# Very Strange Error Code on Audi TTRS: HELP!!



## Southshorettrs (Jul 15, 2012)

All, 

So today I finally had some time to go to my tuner and see why this check engine light keeps coming on my dash. We thought it was possibly the software tuning (APR STAGE2). We checked all the coding and everything was fine with the tune...good news sort of. 

The issue is this code that came up when they ran VAG: P04DB-- this stands for positive crankcase ventilation. It states please refer to the appropriate repair manual, PCV system diagnosis and repair.. 

The other was this: P150A-- this states comparing engine off time from instrument cluster control unit with engine after run time.. It says "check the ECM battery voltage inputs. The ECM must have voltage input with key off. Refer to wiring diagrams for pin locations. If key off voltage supply is present at the ECM, replace the ECM." 

Neither of these sound like good news and the weird thing is the car runs great with no limp mode or decrease throttle when driving. I did have the other day my alarm, horn, and hazards continously go off for about 10 minutes. We re-cycled the alarm through the key and everything was fine after that. 

Any help, thoughts, ideas on how to resolve this would be great. I truly hope that this is not due to the modifications to the vehicle...the boost at times has been acting a little strange and this is going on pure driving input and the boost gauge that I have installed.


----------



## Southshorettrs (Jul 15, 2012)

Bueller...bueller...anybody??? Even The Audi dealer that we got this information from has never seen this..then again not a whole lot of these cars to go off of for diagnostic info..


----------



## Marty (Jul 14, 2000)

Any error that possibly ends in "replace ECM" would make me nervous that something was damaged during the ECM disassembly and programming process for the APR tune.


----------



## Southshorettrs (Jul 15, 2012)

Absolutely agree..the weird thing is everything was completely fine for stage one when it was shipped out. And for stage two I stood there and watched the coding take place for the stage two..

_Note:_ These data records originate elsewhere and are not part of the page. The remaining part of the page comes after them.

static int64_t sad_groups_per_pass(int D, int64_t N, int64_t Q) {
    const int64_t tiles_per_group = kSW * sad_tiles_per_wave(D);
    const int64_t n_groups = ((N + 63) / 64 + tiles_per_group - 1) / tiles_per_group;
    const int64_t per_group = sad_queries_per_group(D, N, Q);
    const int64_t n_chunks = (Q + per_group - 1) / per_group;
    const int64_t cap = (int64_t)256 << 20;
    int64_t by_pairs = cap / (kSQuota * 8) / (n_chunks > 0 ? n_chunks : 1);
    int64_t by_flags = cap / 4 / (Q > 0 ? Q : 1) * 32 / tiles_per_group;
    int64_t g = n_groups;
    if (g > by_pairs) g = by_pairs;
    if (g > by_flags) g = by_flags;
    if (const int64_t forced = knob(KNOB_SAD_PASS_GROUPS))
        if (forced > 0 && forced < g) g = forced;
    return g < 1 ? 1 : g;
}

static SadWorkspace carve_sad(void* base, int D, int64_t N, int64_t q_head, int64_t q_tail) {
    SadWorkspace w;
    const int64_t Q = q_head + q_tail;
    char* p = static_cast<char*>(base);
    size_t off = 0;
    w.key_true = reinterpret_cast<float*>(p + off);  off = align_up(off + (size_t)Q * 4, 256);
    w.acc = reinterpret_cast<unsigned long long*>(p + off);   off = align_up(off + (size_t)Q * 8, 256);
    w.params = reinterpret_cast<SadParams*>(p + off); off = align_up(off + sizeof(SadParams), 256);
    w.partial = reinterpret_cast<SadParams*>(p + off); off = align_up(off + sizeof(SadParams) * kSRangeBlocks, 256);
    w.thr = reinterpret_cast<int2*>(p + off);         off = align_up(off + (size_t)Q * 8, 256);
    w.qimg = reinterpret_cast<unsigned*>(p + off);    off = align_up(off + (size_t)(Q + 4) * (D / 2) * 4 + 64, 256);
    w.cimg = reinterpret_cast<uint4*>(p + off);       off = align_up(off + (size_t)((N + 63) / 64) * 64 * (D / 2) * 4, 256);
    w.resid = reinterpret_cast<unsigned*>(p + off);   off = align_up(off + (size_t)((N + 63) / 64) * 64 * 4, 256);
    w.pass_groups = sad_groups_per_pass(D, N, Q);
    const int64_t tiles_per_group = kSW * sad_tiles_per_wave(D);
    const int64_t words = (w.pass_groups * tiles_per_group + 31) / 32;
    w.flags = reinterpret_cast<unsigned*>(p + off); off = align_up(off + (size_t)Q * words * 4, 256);
    w.pairs = reinterpret_cast<uint2*>(p + off);
    const int64_t per_group = sad_queries_per_group(D, N, Q);
    off = align_up(off + (size_t)w.pass_groups * ((Q + per_group - 1) / per_group) * kSQuota * 8, 256);
    w.fallback_coef = nullptr;
    const int64_t n_groups_all = ((N + 63) / 64 + tiles_per_group - 1) / tiles_per_group;
    if (w.pass_groups >= n_groups_all && Q * N >= kFallbackMinPairs && Q <= 0x7fffffff / 2) {
        w.fallback_coef = reinterpret_cast<float*>(p + off);
        off = align_up(off + exact_fallback_coef_floats(D, q_head, q_tail) * 4, 256);
    }
    w.bytes = off;
    return w;
}

bool rank_sad_applicable(int model, int D, int64_t N, int64_t q_head, int64_t q_tail) {
    if (knob(KNOB_RANK_KERNEL) == 1) return false;
    const int64_t Q = q_head + q_tail;
    int64_t min_queries = kSadMinQueries;
    bool forced = false;
    if (const int64_t v = knob(KNOB_SAD_MIN_QUERIES)) { min_queries = v > 0 ? v : 1; forced = true; }
    if (model != TRANSE || !(D == 64 || D == 128 || D == 256) || Q < min_queries) return false;
    return forced || Q * N >= kSadMinPairs;
}

hipError_t sad_prepass_stats(int D, int64_t N, int64_t q_head, int64_t q_tail, const void* workspace, PrepassStats* out,
                             hipStream_t stream) {
    const SadWorkspace w = carve_sad(const_cast<void*>(workspace), D, N, q_head, q_tail);
    out->path = 1;
    const int64_t tiles_per_group = kSW * sad_tiles_per_wave(D);
    const int64_t words = (w.pass_groups * tiles_per_group + 31) / 32;
    unsigned long long host[3] = {0, 0, 0};
    const hipError_t err = launch_count_bits(w.flags, (q_head + q_tail) * words, w.pairs, &w.params->n_pairs, false, host, stream);
    out->flagged_rows = (long long)host[0] * 64;
    if (err != hipSuccess) return err;
    unsigned n_listed = 0;
    hipError_t err2 = hipMemcpyAsync(&n_listed, &w.params->n_listed, 4, hipMemcpyDeviceToHost, stream);
    if (err2 == hipSuccess) err2 = hipStreamSynchronize(stream);
    out->listed = (long long)n_listed;
    return err2;
}

size_t rank_sad_workspace_bytes(int model, int D, int64_t N, int64_t q_head, int64_t q_tail) {
    if (!rank_sad_applicable(model, D, N, q_head, q_tail)) return 0;
    return carve_sad(nullptr, D, N, q_head, q_tail).bytes;
}

template <int D>
static hipError_t rank_sad_impl(const float* table, int64_t N, int64_t ld, const QRows q_fixed, const QRows q_rel,
                                const QRows q_true, int64_t q_head, int64_t q_tail,
                                const FilterSpec& filter, int32_t* counts, void* workspace,
                                int n_cu, hipStream_t stream, hipEvent_t ev_start, hipEvent_t ev_stop) {
    constexpr int TPW = sad_tiles_per_wave(D);
    const int64_t Q = q_head + q_tail;
    SadWorkspace w = carve_sad(workspace, D, N, q_head, q_tail);
    hipError_t err = launch_true_keys(TRANSE, D, q_fixed, q_rel, q_head, q_tail, q_true, w.key_true, w.acc,
                                      stream);
    if (err != hipSuccess) return err;
    if (ev_start) (void)hipEventRecord(ev_start, stream);
    const int64_t n_tiles = (N + 63) / 64;
    const int64_t query_blocks = (Q * (D / 2) + 255) / 256;
    if (n_tiles + query_blocks > 0x7fffffff) return hipErrorInvalidValue;
    const bool fold_finish = n_tiles + query_blocks <= kSFoldFinishBlocks;
    int64_t range_blocks;
    {
        const int64_t items = N * (D / 4) > Q * D ? N * (D / 4) : Q * D, cap = fold_finish ? kSFoldRangeBlocks : kSRangeBlocks;
        range_blocks = (items + 255) / 256;
        range_blocks = range_blocks < cap ? (range_blocks > 0 ? range_blocks : 1) : cap;
        sad_range_kernel<D><<<dim3((unsigned)range_blocks), 256, 0, stream>>>(table, N, ld, q_fixed, q_rel, q_head, Q, w.partial);
        if (!fold_finish) sad_range_finish_kernel<<<1, 64, 0, stream>>>(w.partial, (int)range_blocks, w.params);
    }
    const int64_t first_rows = N < w.pass_groups * kSW * TPW * 64 ? N : w.pass_groups * kSW * TPW * 64;
    const int64_t first_groups = ((first_rows + 63) / 64 + kSW * TPW - 1) / (kSW * TPW);
    const int64_t first_words = (first_groups * kSW * TPW + 31) / 32;
    sad_quantize_kernel<D><<<dim3((unsigned)(n_tiles + query_blocks)), 256, 0, stream>>>(
        table, N, ld, w.params, w.partial, fold_finish ? (int)range_blocks : 0, w.cimg, w.resid, (unsigned)n_tiles, q_fixed, q_rel,
        q_head, Q, w.key_true, w.qimg, w.thr, w.flags, first_words * Q);

    const int64_t tiles_per_group = kSW * TPW;
    const int per_group = sad_queries_per_group(D, N, Q);
    const int64_t n_chunks = (Q + per_group - 1) / per_group;
    const int64_t pass_rows = w.pass_groups * tiles_per_group * 64;
    for (int64_t slab0 = 0; slab0 < N; slab0 += pass_rows) {
        const int64_t n_rows = N - slab0 < pass_rows ? N - slab0 : pass_rows;
        const int64_t slab_tiles = (n_rows + 63) / 64;
        const int64_t n_groups = (slab_tiles + tiles_per_group - 1) / tiles_per_group;
        const int words = (int)((n_groups * tiles_per_group + 31) / 32);
        const int64_t n_blocks = n_groups * n_chunks;
        if (slab0 > 0) {
            err = hipMemsetAsync(w.flags, 0, (size_t)Q * words * 4, stream);
            if (err != hipSuccess) return err;
            static_assert(offsetof(SadParams, n_listed) == offsetof(SadParams, n_pairs) + 4, "one memset clears both counters");
            err = hipMemsetAsync(&w.params->n_pairs, 0, 8, stream);
            if (err != hipSuccess) return err;
        }
        const float* slab = table + slab0 * ld;
        rank_sad_kernel<D, TPW><<<dim3((unsigned)n_blocks), kSW * 64, 0, stream>>>(
            w.cimg + (slab0 / 64) * (D / 8) * 64, w.resid + slab0, n_rows, (int)n_groups, per_group, w.qimg, w.thr, Q, words, w.acc,
            w.flags, w.pairs, w.params, slab, ld, q_fixed, q_rel, q_head, w.key_true);
        const int64_t pair_blocks = (n_blocks * kSQuota + 63) / 64;
        const Gate gate{w.fallback_coef ? &w.params->n_listed : nullptr, (unsigned)((n_blocks * kSQuota / 10 * 9) < 0xffffffffll ? n_blocks * kSQuota / 10 * 9 : 0xffffffffll)};
        sad_refine_pairs_kernel<D><<<dim3((unsigned)(pair_blocks < (int64_t)n_cu * 40 ? pair_blocks : (int64_t)n_cu * 40)), 64, 0, stream>>>(
            slab, ld, q_fixed, q_rel, w.key_true, q_head, w.pairs, w.params, w.acc, gate);
        sad_refine_tiles_kernel<D><<<dim3((unsigned)((Q + kSweepQueries - 1) / kSweepQueries)), 256, 0, stream>>>(
            slab, n_rows, ld, q_fixed, q_rel, w.key_true, q_head, Q, words, w.flags, w.params, w.acc, gate,
            FallbackPrep{w.fallback_coef, w.acc}, q_tail);
        if (gate.counter) {
            err = launch_exact_fallback(TRANSE, D, table, N, ld, q_fixed, q_rel, q_head, q_tail, w.fallback_coef, w.key_true, w.acc, gate,
                                        n_cu, stream);
            if (err != hipSuccess) return err;
        }
    }
    if (ev_stop) (void)hipEventRecord(ev_stop, stream);
    err = launch_filter_finalize(TRANSE, D, table, N, ld, q_fixed, q_rel, w.key_true, q_head, q_tail, filter,
                                 w.acc, counts, stream);
    return err != hipSuccess ? err : hipGetLastError();
}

The other code is strange as well..


----------



## hightechrdn (Dec 9, 2011)

Have you contacted APR directly?


----------



## mtbscoTT (Jan 14, 2003)

I had the same code as your first one, see thread here:
http://forums.vwvortex.com/showthread.php?5601693-Mystery-CEL
Dealer ended up keeping the car a couple days, worked directly with Audi Tech Support, and the conclusion was they didn't know what really caused it. They reset it, gave me the car back, and it never recurred. Sold the car with 18K miles and it was trouble free after that visit.


----------



## Southshorettrs (Jul 15, 2012)

Thanks for the response on the mystery code. I have had it reset a few times and still comes up. Granted has not spent a solid few days at the dealer as I wanted to make sure it was not software related. I have not reached out to APR as of yet for either codes.

I guess I am just delaying the inevitable...needs to go into the dealer.


----------



## Fissues (Nov 6, 2008)

Southshorettrs said:


> Thanks for the response on the mystery code. I have had it reset a few times and still comes up. Granted has not spent a solid few days at the dealer as I wanted to make sure it was not software related. I have not reached out to APR as of yet for either codes.
> 
> I guess I am just delaying the inevitable...needs to go into the dealer.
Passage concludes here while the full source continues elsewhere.